Not really. Maybe for Gaara, but not Sasori. 

So it's pretty great defense against Kisame & Gaara so far.



Turrin said:


> He's not always using drizzle and drizzle can be blocked by DotonJutsu



So when Onoki flies over to Sasori's puppet in an attempt to weigh it down, and Sasori or Gaara respond by using drizzle at nigh-point blank range, he's going to stop on a dime and manage to get of a Doton technique to block? 

Kay.



Turrin said:


> Does he even know Onoki can turn things to stone through weight alteration?



That would be how he lost his clam, so yes.



Turrin said:


> Sorry, but if Onoki can pull it off against 5 Legged EMS-Susano'o, i'm not inclined to believe Itachi and Sasuke w/ no knowledge can avoid it consistently.



Five Wood Clones, which likely don't pose as much of a threat as even one serious Susano'o. Do you think Mei would have been able to fight an extended battle against even one Stage 3 Susano'o from real Madara, let alone five?

Even if old Onoki somehow dodges fucking Susano'o in close combat from Sharingan Itachi or Sasuke, he's still vulnerable to being pegged by Amaterasu once he gets near the construct. Sasuke can completely shut weight control down by throwing up a fire shield too.



Turrin said:


> I didn't say it counters all these characters moves, I said it can counter some of their strongest weapons.



Well then remove Naruto and Sasuke because they're summons aren't even close to their strongest techniques. It may help against the Sannin _*if*_ Onoki manages to get close enough without being hit by the respective Sannin or summon itself, but their best offenses don't come from Bunta, Katsuyu, or Manda anyway. 
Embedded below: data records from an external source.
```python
class AttentionPlan:

    def __init__(self, q, k, v, do, *, bias=None, rpe1d=None, radius=0, causal=False, sm_scale=None, need_dbias=True,
                 rpe_bucket=None, num_buckets=0, units=None, variant=None):
        _check_inputs(q, k, v)
        self.q, self.k, self.v, self.do = _prep(q), _prep(k), _prep(v), _prep(do)
        B, H, M, D = q.shape
        self.shape = (B, H, M, k.shape[2], D)
        sm_scale = (1.0 / math.sqrt(D)) if sm_scale is None else sm_scale
        dev = q.device
        self.o = torch.empty_like(self.q)
        self.lse = torch.empty((B, H, M), dtype=torch.float32, device=dev)
        self.dq, self.dk, self.dv = torch.empty_like(self.q), torch.empty_like(self.k), torch.empty_like(self.v)
        self.bias, self.rpe1d, self.dbias = bias, rpe1d, None
        p = _base_params(self.q, self.k, self.v, causal, sm_scale)
        p.o, p.lse, p.o_stride = self.o.data_ptr(), self.lse.data_ptr(), _lib.strides3(self.o)
        p.dout, p.dq, p.dk, p.dv = self.do.data_ptr(), self.dq.data_ptr(), self.dk.data_ptr(), self.dv.data_ptr()
        p.do_stride, p.dq_stride, p.dk_stride, p.dv_stride = (_lib.strides3(t) for t in (self.do, self.dq, self.dk, self.dv))
        if bias is not None:
            p.bias_mode, p.bias, p.bias_stride = _lib.BIAS_DENSE, bias.data_ptr(), _bias_strides(bias, B, H)
            if need_dbias:
                self.dbias = torch.empty_like(bias)
                p.dbias, p.dbias_batch, p.dbias_heads = self.dbias.data_ptr(), bias.shape[0], bias.shape[1]
        elif rpe1d is not None:
            p.bias_mode, p.rpe1d, p.rpe_radius = _lib.BIAS_RPE1D, rpe1d.data_ptr(), int(radius)
            if need_dbias and rpe_bucket is not None:
                self.rpe_bucket = rpe_bucket
                self.dbias = torch.empty((num_buckets, H), dtype=torch.float32, device=dev)
                p.rpe_bucket, p.drpe_table, p.rpe_num_buckets = rpe_bucket.data_ptr(), self.dbias.data_ptr(), num_buckets
                host = _pe.host_bucket_map(rpe_bucket)
                if host is None and not (rpe_bucket.is_cuda and torch.cuda.is_current_stream_capturing()):
                    host = rpe_bucket.detach().to("cpu", torch.int32).contiguous()
                self.rpe_bucket_host = host
                if host is not None:
                    p.rpe_bucket_host = host.data_ptr()
            elif need_dbias:
                self.dbias = torch.empty_like(rpe1d)
                p.drpe1d = self.dbias.data_ptr()
        self.empty = units is not None and int(units[1]) == 0
        if units is not None:
            if int(units[1]) < 0 or int(units[0]) < 0 or int(units[0]) + int(units[1]) > B * H:
                raise ValueError(f"unit range {tuple(units)} outside the {B * H} (batch, head) units")
            p.unit_begin, p.unit_count = int(units[0]), int(units[1])
        if self.empty and self.dbias is not None:
            self.dbias.zero_()
        if variant is not None:
            p.variant = int(variant)
        self.lib = _lib.load()
        nbytes = self.lib.fat5_attn_bwd_workspace_bytes(ctypes.byref(p))
        self.ws = torch.empty(max(nbytes, 256), dtype=torch.uint8, device=dev)
        p.workspace, p.workspace_bytes = self.ws.data_ptr(), self.ws.numel()
        self.p = p
        self.device = dev

    def set_variant(self, bits):
        self.p.variant = int(bits)
        nbytes = self.lib.fat5_attn_bwd_workspace_bytes(ctypes.byref(self.p))
        if nbytes > self.ws.numel():
            self.ws = torch.empty(nbytes, dtype=torch.uint8, device=self.device)
            self.p.workspace, self.p.workspace_bytes = self.ws.data_ptr(), self.ws.numel()

    def forward(self):
        if self.empty:
            return self.o
        _lib.check(self.lib.fat5_attn_fwd(ctypes.byref(self.p), _lib.stream_ptr(self.device)), "fat5_attn_fwd")
        return self.o

    def describe(self):
        buf = ctypes.create_string_buffer(256)
        _lib.check(self.lib.fat5_attn_describe(ctypes.byref(self.p), buf, 256), "fat5_attn_describe")
        return dict(kv.split("=") for kv in buf.value.decode().split())

    def bwd_launches(self):
        return int(self.lib.fat5_attn_bwd_launches(ctypes.byref(self.p)))

    def backward(self, stages=7):
        if self.empty:
            return self.dq, self.dk, self.dv, self.dbias
        _lib.check(self.lib.fat5_attn_bwd_stages(ctypes.byref(self.p), int(stages), _lib.stream_ptr(self.device)),
                   "fat5_attn_bwd")
        return self.dq, self.dk, self.dv, self.dbias
```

Weight control is still circumstantial. It fails hard against anything speedy and small.



Turrin said:


> This is silly. Not every Sasori puppet has the necessary traps or speed to scratch Onoki.



The Kazekage & Hiruko do, and the 100 puppets are effective because of their numbers.



Turrin said:


> Hachimaki wind up requires a bit of time and B and Onoki is very quick to use weight control, so I doubt B is pulling off Hachimaki in time to stop Onoki in most situations.



Just stop. Onoki isn't blitzing B with weight control before he tornado ragdolls him and nukes. The only "wind up" there is is B wrapping his tails around himself, which takes like one second. 



Turrin said:


> Please rocky. Iwabunshin is not a Genin Jutsu, nether would be any other type of elemental bushin. I also never said they couldn't use basic Shunshin, but so can Onoki, so that is not making up any ground for them in this discussion.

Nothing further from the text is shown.